# [Instructions for the task]
Nothing but the lines from the one containing "sx[k] += gm" through the end of the material should be restated, and each exactly.

*** Records supplied Section Begins ***

template <bool RES>
__global__ __launch_bounds__(PB) void k_bn_apply(long n4, int c4, const float4 *__restrict__ x, const float4 *__restrict__ scale,
                                                 const float4 *__restrict__ shift, const float4 *__restrict__ res, int relu,
                                                 float4 *__restrict__ y) {
    for (long e = (long)blockIdx.x * PB + threadIdx.x; e < n4; e += (long)gridDim.x * PB) {
        const int cc = (int)(e % c4);
        const float4 v = x[e], sc = scale[cc], sh = shift[cc];
        const float4 r = RES ? res[e] : make_float4(0.f, 0.f, 0.f, 0.f);
        float4 o = make_float4(v.x * sc.x + sh.x + r.x, v.y * sc.y + sh.y + r.y, v.z * sc.z + sh.z + r.z, v.w * sc.w + sh.w + r.w);
        if (relu) { o.x = fmaxf(o.x, 0.f); o.y = fmaxf(o.y, 0.f); o.z = fmaxf(o.z, 0.f); o.w = fmaxf(o.w, 0.f); }
        y[e] = o;
    }
}

template <bool RES>
__global__ __launch_bounds__(PB) void k_bn_apply_rows(long n4, int c4, const float4 *__restrict__ x, PdfRowsBn b, const float4 *__restrict__ res,
                                                      int relu, float4 *__restrict__ y) {
    extern __shared__ __attribute__((aligned(16))) float lds[];
    const int c = 4 * c4;
    double *red = reinterpret_cast<double *>(lds + 2 * c);
    unsigned *word = reinterpret_cast<unsigned *>(red + 2 * (PB / 16) * 17);
    pdf_bn_coef_inkernel<PB>(b, lds, red, word);
    const float4 *scale = reinterpret_cast<const float4 *>(lds), *shift = reinterpret_cast<const float4 *>(lds + c);
    for (long e = (long)blockIdx.x * PB + threadIdx.x; e < n4; e += (long)gridDim.x * PB) {
        const int cc = (int)(e % c4);
        const float4 v = x[e], sc = scale[cc], sh = shift[cc];
        const float4 r = RES ? res[e] : make_float4(0.f, 0.f, 0.f, 0.f);
        float4 o = make_float4(v.x * sc.x + sh.x + r.x, v.y * sc.y + sh.y + r.y, v.z * sc.z + sh.z + r.z, v.w * sc.w + sh.w + r.w);
        if (relu) { o.x = fmaxf(o.x, 0.f); o.y = fmaxf(o.y, 0.f); o.z = fmaxf(o.z, 0.f); o.w = fmaxf(o.w, 0.f); }
        y[e] = o;
    }
}

template <bool RES>
__global__ __launch_bounds__(PB) void k_bn_bwd_reduce(long n, int c, const float *__restrict__ gy, const float *__restrict__ x,
                                                      const float *__restrict__ res, const float *__restrict__ scale,
                                                      const float *__restrict__ shift, const float *__restrict__ mean,
                                                      const float *__restrict__ rstd, int relu, float *partial) {
    extern __shared__ float red[];
    const int tpr = c / 4, rpb = PB / tpr;
    const int tr = threadIdx.x / tpr, tc = threadIdx.x % tpr;
    float s[4] = {0.f, 0.f, 0.f, 0.f}, sx[4] = {0.f, 0.f, 0.f, 0.f};
    if (tr < rpb) {
        float sc[4], sh[4], mu[4], rs[4];
#pragma unroll
        for (int k = 0; k < 4; ++k) { sc[k] = scale[tc * 4 + k]; sh[k] = shift[tc * 4 + k]; mu[k] = mean[tc * 4 + k]; rs[k] = rstd[tc * 4 + k]; }
        for (long r = (long)blockIdx.x * rpb + tr; r < n; r += (long)gridDim.x * rpb) {
            const float4 g4 = *reinterpret_cast<const float4 *>(gy + r * c + tc * 4);
            const float4 x4 = *reinterpret_cast<const float4 *>(x + r * c + tc * 4);
            const float4 r4 = RES ? *reinterpret_cast<const float4 *>(res + r * c + tc * 4) : make_float4(0.f, 0.f, 0.f, 0.f);
            const float g[4] = {g4.x, g4.y, g4.z, g4.w}, xv[4] = {x4.x, x4.y, x4.z, x4.w}, rv[4] = {r4.x, r4.y, r4.z, r4.w};
#pragma unroll
            for (int k = 0; k < 4; ++k) {
                const float pre = xv[k] * sc[k] + sh[k] + rv[k];
                const float gm = (!relu || pre > 0.f) ? g[k] : 0.f;
                s[k] += gm;
                sx[k] += gm * ((xv[k] - mu[k]) * rs[k]);
            }
        }
    }
#pragma unroll
    for (int k = 0; k < 4; ++k) { red[threadIdx.x * 8 + k] = s[k]; red[threadIdx.x * 8 + 4 + k] = sx[k]; }
    __syncthreads();
    if (threadIdx.x < tpr) {
#pragma unroll
        for (int k = 0; k < 8; ++k) {
            float a = 0.f;
            for (int rr = 0; rr < rpb; ++rr) a += red[(rr * tpr + threadIdx.x) * 8 + k];
            const int ch = threadIdx.x * 4 + (k & 3);
            partial[(size_t)blockIdx.x * 2 * c + (k < 4 ? ch : c + ch)] = a;
        }
    }
}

*** Records supplied Section Ends ***

# [Response to this exercise]
                sx[k] += gm * ((xv[k] - mu[k]) * rs[k]);
            }
        }
    }
#pragma unroll
    for (int k = 0; k < 4; ++k) { red[threadIdx.x * 8 + k] = s[k]; red[threadIdx.x * 8 + 4 + k] = sx[k]; }
    __syncthreads();
    if (threadIdx.x < tpr) {
#pragma unroll
        for (int k = 0; k < 8; ++k) {
            float a = 0.f;
            for (int rr = 0; rr < rpb; ++rr) a += red[(rr * tpr + threadIdx.x) * 8 + k];
            const int ch = threadIdx.x * 4 + (k & 3);
            partial[(size_t)blockIdx.x * 2 * c + (k < 4 ? ch : c + ch)] = a;
        }
    }
}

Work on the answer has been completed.